I'll echo curiousme's thoughts.  But..... I've also been tempted to set up a similar cage for _H. gigas_.  (Was thinking about it earlier today in fact.)  I've had a lot of experience with keeping aquariums, and of course lot's of terrariums with arachnids in them (or I probably wouldn't be on this board).  But combining the two can be very problematic.  At some point I will start doing some experiments with this, but will not inflict it on spiders until I've got the major obstacles worked out.  I'd suggest you keep your _H. gigas_ in a standard cage for now, but experiment with aquarium/terrarium set-ups until you are confident that you won't be destroying your spider.


----------



## Thegloryfades (Feb 20, 2011)

Check out Robc's video he has a swim set up for his


----------



## curiousme (Feb 21, 2011)

Bill S said:


> But combining the two can be very problematic.  At some point I will start doing some experiments with this, but will not inflict it on spiders until I've got the major obstacles worked out.


We will eventually have the 2 combined, with plants sprinkled in there too.  It just has to wait for right now. 



> I'd suggest you keep your _H. gigas_ in a standard cage for now, but experiment with aquarium/terrarium set-ups until you are confident that you won't be destroying your spider.


^^ Yes, this would be the best course of action.

---------- Post added at 08:43 AM ---------- Previous post was at 08:40 AM ----------




Thegloryfades said:


> Check out Robc's video he has a swim set up for his


Was he ever able to make one that lasted/ worked?  The 2 that I know of didn't work out for him.  I don't keep up with robc videos anymore, so I suppose it is possible that he finally got the combination right.  If so, I would like to see that video.


----------



## ornamentalist (Feb 21, 2011)

thanks for replies everyone  im keeping him in the normal container for now until i can get a filter and submersible pump sorted.
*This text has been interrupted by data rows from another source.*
# evanmayer/effex

Measured on AMD Instinct MI355X. Metric: 2-ant FX correlator throughput (PFB+FFT+X, integrated), higher is better.
Workload: dtype f32; 1 GPU; configs[1]: 2-antenna FX, num_samp=262144, ntaps=4, nchan=4096, 10000 integration frames per GPU per step; frames_per_gpu=10000, frames_total=10000, resident_frames=10000, num_samp=262144, nchan=4096, ntaps=4, n_ant=2, sample_definition=one complex sample per antenna stream, reduce_transport=none (single rank), library=effex_amd/csrc/libfxcorr.so

## Files before the change

### effex_amd/csrc/fx_fused4096.h

```cpp
#pragma once
#include "fx_math.h"

#if defined(__HIP_DEVICE_COMPILE__)
#define FXC_SCHED_FENCE() __builtin_amdgcn_sched_barrier(0)
#else
#define FXC_SCHED_FENCE() ((void)0)
#endif

namespace fxc {
namespace fused {

FX_HD cf lds_load(const cf* p) {
#if defined(__HIP_DEVICE_COMPILE__)
    typedef const volatile __attribute__((address_space(3))) unsigned long long* lds_u64_ptr;
    const unsigned long long u = *(lds_u64_ptr)(p);
    cf r;
    r.x = __uint_as_float((unsigned)(u & 0xffffffffull));
    r.y = __uint_as_float((unsigned)(u >> 32));
    return r;
#else
    return *p;
#endif
}

FX_HD f4 lds_load4(const f4* p) {
#if defined(__HIP_DEVICE_COMPILE__)
    typedef float lds_v4f __attribute__((ext_vector_type(4)));
    typedef const volatile __attribute__((address_space(3))) lds_v4f* lds_v4f_ptr;
    const lds_v4f u = *(lds_v4f_ptr)(p);
    f4 r;
    r.x = u[0]; r.y = u[1]; r.z = u[2]; r.w = u[3];
    return r;
#else
    return *p;
#endif
}

constexpr int kN = 4096;
constexpr int kT = 4;
constexpr int kThreads = 512;
constexpr int kPlaneRow = 288;
constexpr int kPlane = 16 * kPlaneRow;
constexpr int kAntPlanes = 2 * kPlane;
constexpr int kRegionBytes = 2 * kAntPlanes * 4;
constexpr int kAccPerThread = 8;
#ifndef FXC_FIR_GROUP
#define FXC_FIR_GROUP 4
#endif
constexpr int kFirGroup = FXC_FIR_GROUP;

constexpr int kLdsRegion = 0;
constexpr int kLdsWin = kLdsRegion + kRegionBytes;
constexpr int kLdsTw2 = kLdsWin + kN * 16;
constexpr int kLdsBytes = kLdsTw2 + 256 * 8;

FX_HD int branch_of_thread(int t) {
    const int l = t & 63, wv = (t >> 6) & 3;
    return ((l >> 1) & 15) + 16 * ((l & 1) | ((l >> 5) << 1) | (wv << 2));
}
FX_HD int thread_of_branch(int j) { return ((j >> 4) & 1) | ((j & 15) << 1) | (j & 0xE0); }

struct LaneStore {
#if defined(__HIP_DEVICE_COMPILE__)
    unsigned m0;
#else
    float* at;
#endif
};

FX_HD LaneStore lane_store_begin(cf* region, int base_dw, int lane) {
    LaneStore ls;
#if defined(__HIP_DEVICE_COMPILE__)
    typedef __attribute__((address_space(3))) cf* lptr_t;
    (void)lane;
    ls.m0 = __builtin_amdgcn_readfirstlane((unsigned)(size_t)(lptr_t)region + 4u * (unsigned)base_dw);
    asm volatile("s_nop 0" : : "{m0}"(ls.m0));
#else
    ls.at = reinterpret_cast<float*>(region) + base_dw + lane;
#endif
    return ls;
}

template <int DW>
FX_HD void lane_store(const LaneStore& ls, float val) {
    static_assert(DW >= 0 && 4 * DW < 65536, "16-bit immediate");
#if defined(__HIP_DEVICE_COMPILE__)
    asm volatile("ds_write_addtid_b32 %0 offset:%1" : : "v"(val), "n"(4 * DW), "{m0}"(ls.m0));
#else
    ls.at[DW] = val;
#endif
}

FX_HD void lane_store_end() {
#if defined(__HIP_DEVICE_COMPILE__)
    asm volatile("s_waitcnt lgkmcnt(0)" : : : "memory");
#endif
}

template <int K>
struct KConst { static constexpr int value = K; };
template <class Sink>
FX_HD void dft16_b_stream_ct(cf (&v)[16], Sink&& sink) {
    dft4(v[0], v[1], v[2], v[3]);
    sink(KConst<0>{}, v[0]); sink(KConst<4>{}, v[1]); sink(KConst<8>{}, v[2]); sink(KConst<12>{}, v[3]);
    dft4_scaled_c_bd(v[4], v[5], v[6], v[7]);
    sink(KConst<1>{}, v[4]); sink(KConst<5>{}, v[5]); sink(KConst<9>{}, v[6]); sink(KConst<13>{}, v[7]);
    dft4_bd_scaled(v[8], v[9], v[10], v[11]);
    sink(KConst<2>{}, v[8]); sink(KConst<6>{}, v[9]); sink(KConst<10>{}, v[10]); sink(KConst<14>{}, v[11]);
    dft4_scaled_c_bd(v[12], v[13], v[14], v[15]);
    sink(KConst<3>{}, v[12]); sink(KConst<7>{}, v[13]); sink(KConst<11>{}, v[14]); sink(KConst<15>{}, v[15]);
}

struct State {
    cf h[4][16];
    cf tw1[16];
    cf acc[kAccPerThread];
    cf tw2[16];
};

template <int PH>
FX_HD void state_reset_history(State& s) {
#pragma unroll
    for (int d = 1; d < 4; ++d)
#pragma unroll
        for (int r = 0; r < 16; ++r) s.h[(PH + d) & 3][r] = mk(0.f, 0.f);
}

FX_HD void state_reset_all(State& s) {
    state_reset_history<0>(s);
#pragma unroll
    for (int q = 0; q < kAccPerThread; ++q) s.acc[q] = mk(0.f, 0.f);
}

struct RangeWalk {
    int c, i;
    int left;
    int row;
    int n_pts;
    int seg, seg_left;
    int seg_jump;
    int unit, in_row;
    int row_step;
    int row_off;
    bool rows_are_chunks;
    bool lead;
};

struct RangeSplit {
    int rounds, n_full, n_tail, rows_rounds, n_rows;
};

FX_HD RangeSplit range_split(int g, int n_chunks, int seg, int unit, bool rows_are_chunks) {
    RangeSplit r;
    r.rounds = n_chunks / (g * seg);
    r.n_full = r.rounds * g * seg;
    r.n_tail = n_chunks - r.n_full;
    r.rows_rounds = rows_are_chunks ? r.n_full : g * ((r.rounds * seg + unit - 1) / unit);
    r.n_rows = r.rows_rounds + r.n_tail + g;
    return r;
}

FX_HD RangeWalk range_walk_rounds(int b, int g, int n_chunks, int n_pts, int seg,
                                   int unit, bool rows_are_chunks) {
    const RangeSplit sp = range_split(g, n_chunks, seg, unit, rows_are_chunks);
    RangeWalk w;
    w.c = b * seg;
    w.i = 0;
    w.left = sp.rounds * seg * n_pts;
    w.n_pts = n_pts;
    w.seg = w.seg_left = seg;
    w.seg_jump = (g - 1) * seg;
    w.unit = rows_are_chunks ? 1 : unit;
    w.in_row = 0;
    w.rows_are_chunks = rows_are_chunks;
    w.row_off = 0;
    w.row_step = g;
    w.row = rows_are_chunks ? w.c : b;
    w.lead = false;
    return w;
}

FX_HD RangeWalk range_walk_tail(int b, int g, int n_chunks, int n_pts, int seg,
                                 int unit, bool rows_are_chunks) {
    const RangeSplit sp = range_split(g, n_chunks, seg, unit, rows_are_chunks);
    RangeWalk w;
    const int n_frames = sp.n_tail * n_pts;
    const int f0 = range_begin(b, n_frames, g);
    w.left = range_begin(b + 1, n_frames, g) - f0;
    w.c = sp.n_full + f0 / n_pts;
    w.i = f0 % n_pts;
    w.n_pts = n_pts;
    w.seg = 1;
    w.seg_left = 1;
    w.seg_jump = 0;
    w.unit = 1;
    w.in_row = 0;
    w.rows_are_chunks = true;
    w.row_off = sp.rows_rounds - sp.n_full;
    w.row_step = 0;
    w.lead = w.i != 0;
    w.row = w.lead ? sp.rows_rounds + sp.n_tail + b : w.c + w.row_off;
    return w;
}

FX_HD bool range_walk_row_ends(const RangeWalk& w) {
    return w.left == 1 || (w.i + 1 == w.n_pts && w.in_row + 1 == w.unit);
}

FX_HD void range_walk_prefetch(const RangeWalk& w, int& pc, int& pi) {
    pc = w.c;
    pi = w.i;
    if (w.left > 1 && ++pi == w.n_pts) {
        pi = 0;
        pc += 1 + (w.seg_left == 1 ? w.seg_jump : 0);
    }
}

FX_HD void range_walk_advance(RangeWalk& w, bool row_ended) {
    if (++w.i == w.n_pts) {
        w.i = 0;
        w.c += 1;
        if (--w.seg_left == 0) {
            w.c += w.seg_jump;
            w.seg_left = w.seg;
        }
        w.in_row += 1;
    }
    w.left -= 1;
    if (row_ended) {
        w.in_row = 0;
        w.row = w.rows_are_chunks ? w.c + w.row_off : w.row + w.row_step;
    }
}

FX_HD int sample_offset(int j, int r) { return (kN - 1) - j - 256 * r; }

template <int PH, int G = kFirGroup, bool PIN = false>
FX_HD void phase1_fir_col(const State& s, const f4* win, int col, cf (&v)[16]) {
    const int j = col;
    const cf (&x0)[16] = s.h[PH];
    const cf (&x1)[16] = s.h[(PH + 3) & 3];
    const cf (&x2)[16] = s.h[(PH + 2) & 3];
    const cf (&x3)[16] = s.h[(PH + 1) & 3];
    constexpr int NG = 16 / G;
    f4 w[2][G];
#pragma unroll
    for (int q = 0; q < G; ++q) w[0][q] = PIN ? lds_load4(win + q * 256 + j) : win[q * 256 + j];
#pragma unroll
    for (int g = 0; g < NG; ++g) {
        if (g < NG - 1) {
#pragma unroll
            for (int q = 0; q < G; ++q) {
                const f4* at = win + (G * (g + 1) + q) * 256 + j;
                w[(g + 1) & 1][q] = PIN ? lds_load4(at) : *at;
            }
        }
        FXC_SCHED_FENCE();
#pragma unroll
        for (int q = 0; q < G; ++q) {
            const int r = G * g + q;
            const f4 t = w[g & 1][q];
            cf a = cscale(x0[r], t.x);
            a = cfma(t.y, x1[r], a);
            a = cfma(t.z, x2[r], a);
            v[r] = cfma(t.w, x3[r], a);
        }
#if defined(__HIP_DEVICE_COMPILE__)
        if (PIN) {
#pragma unroll
            for (int q = 0; q < G; ++q) asm volatile("" : "+v"(v[G * g + q].x), "+v"(v[G * g + q].y));
        }
#endif
        FXC_SCHED_FENCE();
    }
}

template <int PH, int G = kFirGroup>
FX_HD void phase1_fir(const State& s, const f4* win, int tid, cf (&v)[16]) {
    phase1_fir_col<PH, G>(s, win, tid & 255, v);
}

FX_HD cf tw1_of(const cf (&pw2)[4], int k1) {
    cf w = mk(1.f, 0.f);
    bool have = false;
#pragma unroll
    for (int b = 0; b < 4; ++b) {
        if (k1 & (1 << b)) {
            w = have ? cmul(w, pw2[b]) : pw2[b];
            have = true;
        }
    }
    return w;
}

template <bool LEAN_TW = false>
FX_HD void phase1_finish_store(const State& s, cf (&v)[16], cf* region, int tid) {
    const int t = thread_of_branch(tid & 255);
    const LaneStore ls = lane_store_begin(region, (tid >> 8) * kAntPlanes + (t & 0xC0), t & 63);
    cf pw2[4] = {s.tw1[1], s.tw1[2], s.tw1[4], s.tw1[8]};
#if defined(__HIP_DEVICE_COMPILE__)
    if (LEAN_TW) {
#pragma unroll
        for (int b = 0; b < 4; ++b) asm volatile("" : "+v"(pw2[b].x), "+v"(pw2[b].y));
    }
#endif
    dft16_b_stream_ct(v, [&](auto k, cf val) {
        constexpr int k1 = decltype(k)::value;
        if (k1 > 0) val = cmul(val, LEAN_TW ? tw1_of(pw2, k1) : s.tw1[k1]);
        lane_store<k1 * kPlaneRow>(ls, val.x);
        lane_store<kPlane + k1 * kPlaneRow>(ls, val.y);
    });
    lane_store_end();
}

FX_HD void state_load_twiddles(State& s, const cf* tw1_table, int tid) {
    const int j = tid & 255;
#pragma unroll
    for (int k1 = 0; k1 < 16; ++k1) s.tw1[k1] = tw1_table[k1 * 256 + j];
}

FX_HD void phase2_load(cf* region, int tid, cf (&v)[16]) {
    const int l = tid & 63, wave = tid >> 6;
    const int ant = l >> 5, k1 = 2 * wave + ((l >> 4) & 1), j0 = l & 15;
    const float* row = reinterpret_cast<const float*>(region) + ant * kAntPlanes + k1 * kPlaneRow + 2 * j0;
#pragma unroll
    for (int u = 0; u < 8; ++u) {
        const cf re = lds_load(reinterpret_cast<const cf*>(row + 32 * u));
        const cf im = lds_load(reinterpret_cast<const cf*>(row + kPlane + 32 * u));
        v[2 * u] = mk(re.x, im.x);
        v[2 * u + 1] = mk(re.y, im.y);
    }
}

FX_HD void phase2_twiddle(cf (&v)[16], const cf* tw2, int tid) {
    const int j0 = tid & 15;
    cf t[2][4];
#pragma unroll
    for (int q = 1; q < 4; ++q) t[0][q] = lds_load(tw2 + q * 16 + j0);
#pragma unroll
    for (int g = 0; g < 4; ++g) {
        if (g < 3) {
#pragma unroll
            for (int q = 0; q < 4; ++q) t[(g + 1) & 1][q] = lds_load(tw2 + (4 * (g + 1) + q) * 16 + j0);
        }
        FXC_SCHED_FENCE();
#pragma unroll
        for (int q = 0; q < 4; ++q) {
            const int q1 = 4 * g + q;
            if (q1 > 0) v[q1] = cmul(v[q1], t[g & 1][q]);
        }
        FXC_SCHED_FENCE();
    }
}

#ifndef FXC_TW2_RESIDENT
#define FXC_TW2_RESIDENT 10
#endif
constexpr int kTw2Resident = FXC_TW2_RESIDENT;
static_assert(kTw2Resident >= 0 && kTw2Resident <= 15, "q1 = 1 .. 15");
FX_HD void state_load_twiddles2(State& s, const cf* tw2_table, int tid) {
    const int j0 = tid & 15;
#pragma unroll
    for (int q1 = 1; q1 <= kTw2Resident; ++q1) s.tw2[q1] = tw2_table[q1 * 16 + j0];
}

FX_HD void phase2_twiddle_fetch(cf (&t)[16], const cf* tw2, int tid) {
    const int j0 = tid & 15;
#pragma unroll
    for (int q1 = kTw2Resident + 1; q1 < 16; ++q1) t[q1] = lds_load(tw2 + q1 * 16 + j0);
}

FX_HD cf cmul_tw(cf a, cf b) {
    return mk(__builtin_fmaf(a.x, b.x, -(a.y * b.y)), __builtin_fmaf(a.y, b.x, a.x * b.y));
}

FX_HD void phase2_twiddle_reg(cf (&v)[16], const State& s, const cf (&t)[16]) {
#pragma unroll
    for (int q1 = 1; q1 <= kTw2Resident; ++q1) v[q1] = cmul_tw(v[q1], s.tw2[q1]);
#pragma unroll
    for (int q1 = kTw2Resident + 1; q1 < 16; ++q1) v[q1] = cmul_tw(v[q1], t[q1]);
}

constexpr int kStripeHi = kPlane + 32;
constexpr int stripe_of(int q1) { return (q1 >> 3) * kStripeHi + (q1 & 7) * 66; }

template <int Q1>
FX_HD void phase2_store_from(const LaneStore& ls, const cf (&v)[16]) {
    lane_store<stripe_of(Q1)>(ls, v[Q1].x);
    lane_store<stripe_of(Q1) + kAntPlanes>(ls, v[Q1].y);
    if constexpr (Q1 < 15) phase2_store_from<Q1 + 1>(ls, v);
}

FX_HD void phase2_store(const cf (&v)[16], cf* region, int tid) {
    const LaneStore ls = lane_store_begin(region, (tid >> 6) * 2 * kPlaneRow, tid & 63);
    phase2_store_from<0>(ls, v);
    lane_store_end();
}

FX_HD void phase3_load(cf* region, int tid, cf (&v)[16]) {
    const int l = tid & 63, wave = tid >> 6, q1 = l & 15;
    const float* row = reinterpret_cast<const float*>(region) + wave * 2 * kPlaneRow + stripe_of(q1) + (l >> 4) * 16;
#pragma unroll
    for (int u = 0; u < 8; ++u) {
        const cf re = lds_load(reinterpret_cast<const cf*>(row + 2 * u));
        const cf im = lds_load(reinterpret_cast<const cf*>(row + kAntPlanes + 2 * u));
        v[2 * u] = mk(re.x, im.x);
        v[2 * u + 1] = mk(re.y, im.y);
    }
}

FX_HD void xacc(State& s, int q, cf a, cf b) { s.acc[q] = cmulc_acc(s.acc[q], a, b); }

FX_HD int bin_of(int tid, int q) {
    const int l = tid & 63, wave = tid >> 6;
    const int k1 = 2 * wave + ((l >> 4) & 1), q1 = l & 15, q2 = q + 8 * (l >> 5);
    return k1 + 16 * q1 + 256 * q2;
}

FX_HD int slot_of_bin(int k) {
    const int k1 = k & 15, q1 = (k >> 4) & 15, q2 = k >> 8;
    const int l = (q2 >> 3) * 32 + (k1 & 1) * 16 + q1;
    const int tid = (k1 >> 1) * 64 + l;
    return (q2 & 7) * kThreads + tid;
}

FX_HD int lane_specpos(int tid) {
    const int l = tid & 63, wave = tid >> 6;
    return (2 * wave + ((l >> 4) & 1)) * 16 + (l & 15);
}

FX_HD int specpos(int lane_l, int q2) { return (q2 >> 1) * 512 + 2 * lane_l + (q2 & 1); }
FX_HD int specpos_of_bin(int k) { return specpos((k & 15) * 16 + ((k >> 4) & 15), k >> 8); }

}
}
```

### effex_amd/csrc/k_fused4096.h

```cpp
#pragma once

namespace {

__device__ __forceinline__ void wave_sync() {
    __builtin_amdgcn_fence(__ATOMIC_RELEASE, "wavefront");
    __builtin_amdgcn_wave_barrier();
    __builtin_amdgcn_fence(__ATOMIC_ACQUIRE, "wavefront");
}

__device__ __forceinline__ void permlane32_swap(cf& a, cf& b) {
    auto rx = __builtin_amdgcn_permlane32_swap(__float_as_uint(a.x), __float_as_uint(b.x), false, false);
    auto ry = __builtin_amdgcn_permlane32_swap(__float_as_uint(a.y), __float_as_uint(b.y), false, false);
    a = fxc::mk(__uint_as_float(rx[0]), __uint_as_float(ry[0]));
    b = fxc::mk(__uint_as_float(rx[1]), __uint_as_float(ry[1]));
}

typedef unsigned v2u32 __attribute__((ext_vector_type(2)));
typedef unsigned v4u32 __attribute__((ext_vector_type(4)));
#ifndef FXC_LOAD_AUX_U8
#define FXC_LOAD_AUX_U8 2
#endif
#ifndef FXC_LOAD_AUX
#define FXC_LOAD_AUX 2
#endif
#ifndef FXC_PAIR_SOFF
#define FXC_PAIR_SOFF 1
#endif
struct FetchBase {
    const cf* base;
    __amdgpu_buffer_rsrc_t rs, rs_odd;
};
__device__ __forceinline__ void fetch_base_set(FetchBase& fb, const cf* chunk_base, unsigned chunk_bytes) {
    fb.base = chunk_base;
    fb.rs = __builtin_amdgcn_make_buffer_rsrc(const_cast<cf*>(chunk_base), 0, (int)chunk_bytes, 0x00020000);
    fb.rs_odd = __builtin_amdgcn_make_buffer_rsrc(const_cast<cf*>(chunk_base + 256), 0, (int)chunk_bytes, 0x00020000);
}
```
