extern "C" int vggp_elbo_partials(vggp_ctx* c, const double* Y, const double theta[5], double* payload, void* stream) {
    VG_NOT_PAIRED(c, "vggp_elbo_partials");
    if (!c || !c->planned) { vg_set_error("vggp_elbo_partials: context not planned"); return VGGP_ESTATE; }
    VG_REQUIRE(Y && theta && payload, "vggp_elbo_partials: null argument");
    VG_ENTER_DEVICE(c->device);
    hipStream_t st = stream ? (hipStream_t)stream : c->own_stream;
    int rc = set_theta(c, theta);
    if (rc) return rc;
    c->nev = 0;
    const VgGraphKey key{Y, payload, 0.0};
    VgStart sp;
    if ((rc = vg_start_prepare(c, vg_warm(c, false), st, &sp, false))) return rc;
    const bool extrap = sp.extrap;
    const bool apply_ns = extrap && !c->pred_consumed;
    rc = run_graph(c, extrap ? VG_G_PARTIALS_X : VG_G_PARTIALS, key, st,
                   [&] { return vg_partials_enqueue(c, Y, payload, st, true, extrap, false, apply_ns); }, extrap && !apply_ns);
    if (rc) return rc;
    if (extrap) c->pred_consumed = true;
    c->have_partials = true;
    return VGGP_OK;
}

static int elbo_finish_once(vggp_ctx* c, const double* payload, double yy_total, const double theta[5],
                            double* elbo_out, double grad_out[5], vggp_info* info, void* stream);
extern "C" int vggp_elbo_finish(vggp_ctx* c, const double* payload, double yy_total, const double theta[5],
                                double* elbo_out, double grad_out[5], vggp_info* info, void* stream) {
    VG_NOT_PAIRED(c, "vggp_elbo_finish");
    int rc = elbo_finish_once(c, payload, yy_total, theta, elbo_out, grad_out, info, stream);
    if (rc == VG_ESUBMISS) rc = elbo_finish_once(c, payload, yy_total, theta, elbo_out, grad_out, info, stream);
    if (rc == VG_ESUBMISS) { vg_set_error("the eigensolver chain failed twice on the same step"); rc = VGGP_ENOCONV; }
    return rc;
}

static int elbo_finish_once(vggp_ctx* c, const double* payload, double yy_total, const double theta[5],
                            double* elbo_out, double grad_out[5], vggp_info* info, void* stream) {
    if (!c || !c->planned || !c->have_partials) { vg_set_error("vggp_elbo_finish: call vggp_elbo_partials first"); return VGGP_ESTATE; }
    VG_REQUIRE(payload && theta && elbo_out && grad_out, "vggp_elbo_finish: null argument");
    VG_ENTER_DEVICE(c->device);
    hipStream_t st = stream ? (hipStream_t)stream : c->own_stream;
    int rc = set_theta(c, theta);
    if (rc) return rc;
    const bool warm = vg_warm(c, false);
    const VgGraphKey key{nullptr, payload, yy_total};
    VgStart sp;
    if ((rc = vg_start_prepare(c, warm, st, &sp, false))) return rc;
    const bool extrap = sp.extrap, refine = sp.refine, subspace = sp.subspace;
    const int newton = sp.newton;
    rc = run_graph(c, warm ? (newton ? VG_G_FINISH_WARM_N : subspace ? VG_G_FINISH_WARM_S : extrap ? (refine ? VG_G_FINISH_WARM_XR : VG_G_FINISH_WARM_X) : VG_G_FINISH_WARM)
                            : VG_G_FINISH_COLD, key, st,
                   [&] { return finish_enqueue(c, payload, yy_total, warm, st, true, false, extrap, refine, subspace, false, newton); });
    if (rc) return rc;
    c->last_warm = warm; c->last_slabs = false; c->last_payload = payload; c->last_yy = yy_total;
    return finish_collect(c, elbo_out, grad_out, info, st);
}

#define VG_COLD_THIN_R 32
static bool vg_cold_thin_ok(const vggp_ctx* c) {
    static const bool off = getenv("VGGP_NO_COLD_THIN") != nullptr || getenv("VGGP_NO_THIN") != nullptr || getenv("VGGP_NO_SUBSPACE") != nullptr;
    if (off || c->thin_off || c->thin_block > 0 || c->prof || (c->desc.flags & (VGGP_FLAG_BLOCK_JACOBI | VGGP_FLAG_SCATTERED))) return false;
    if (c->n_ranks > 1 || c->comm || c->cb) return false;
    for (int k = 0; k < 2; ++k) {
        const VgDim& d = c->d[k];
        if (!d.Omega || !d.tMV || d.kind != VGGP_KIND_RBF || d.m < 3 * VG_COLD_THIN_R || d.m > 256) return false;
    }
    return true;
}
static int vg_cold_thin_prepass(vggp_ctx* c, const double* payload, hipStream_t st) {
    const double* Gk[2] = {c->d[0].GH, payload};
    VgPivCholJob pj[2];
    for (int k = 0; k < 2; ++k) { VgDim& d = c->d[k]; pj[k] = VgPivCholJob{Gk[k], d.Omega, d.TM, d.m, VG_COLD_THIN_R}; }
    VG_HIP(vg_pivchol_launch(pj, 2, st));
    VgRowQrJob qj[2];
    for (int k = 0; k < 2; ++k) { VgDim& d = c->d[k]; qj[k] = VgRowQrJob{d.TM, d.QtPrev, VG_COLD_THIN_R, d.m, nullptr, nullptr, 0}; }
    VG_HIP(vg_rowqr_launch(qj, 2, st, nullptr));
    return VGGP_OK;
}

static int elbo_step_once(vggp_ctx* c, const double* Y, double yy_total, const double theta[5], double* elbo_out,
                          double grad_out[5], vggp_info* info, void* stream);
extern "C" int vggp_elbo_step(vggp_ctx* c, const double* Y, double yy_total, const double theta[5], double* elbo_out,
                              double grad_out[5], vggp_info* info, void* stream) {
    if (c && c->is_paired) {
        if (!c->planned) { vg_set_error("context not planned"); return VGGP_ESTATE; }
        VG_ENTER_DEVICE(c->device);
        return vg_paired_step(c, Y, yy_total, theta, elbo_out, grad_out, info, stream ? (hipStream_t)stream : c->own_stream, false);
    }
    if (c && c->planned && theta) {
        bool jump = false;
        for (int k = 0; k < 2; ++k) jump = jump || (c->last_ell[k] > 0.0 && std::fabs(theta[k] / c->last_ell[k] - 1.0) > 0.05);
        if (jump && c->sub_next) { c->warm_run = 0; for (int k = 0; k < 2; ++k) c->d[k].have_prev = c->d[k].have_prev2 = false; }
        c->last_ell[0] = theta[0]; c->last_ell[1] = theta[1];
    }
    int rc = elbo_step_once(c, Y, yy_total, theta, elbo_out, grad_out, info, stream);
    if (rc == VG_ESUBMISS) rc = elbo_step_once(c, Y, yy_total, theta, elbo_out, grad_out, info, stream);
    if (rc == VG_ESUBMISS) { vg_set_error("the eigensolver chain failed twice on the same step"); rc = VGGP_ENOCONV; }
    return rc;
}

They are more aggressive than i thought they would be


----------



## Scolopeon (Feb 21, 2011)

ornamentalist said:


> thanks for replies everyone  im keeping him in the normal container for now until i can get a filter and submersible pump sorted. They are more aggressive than i thought they would be


Good idea, you thought they were not going to be defensive?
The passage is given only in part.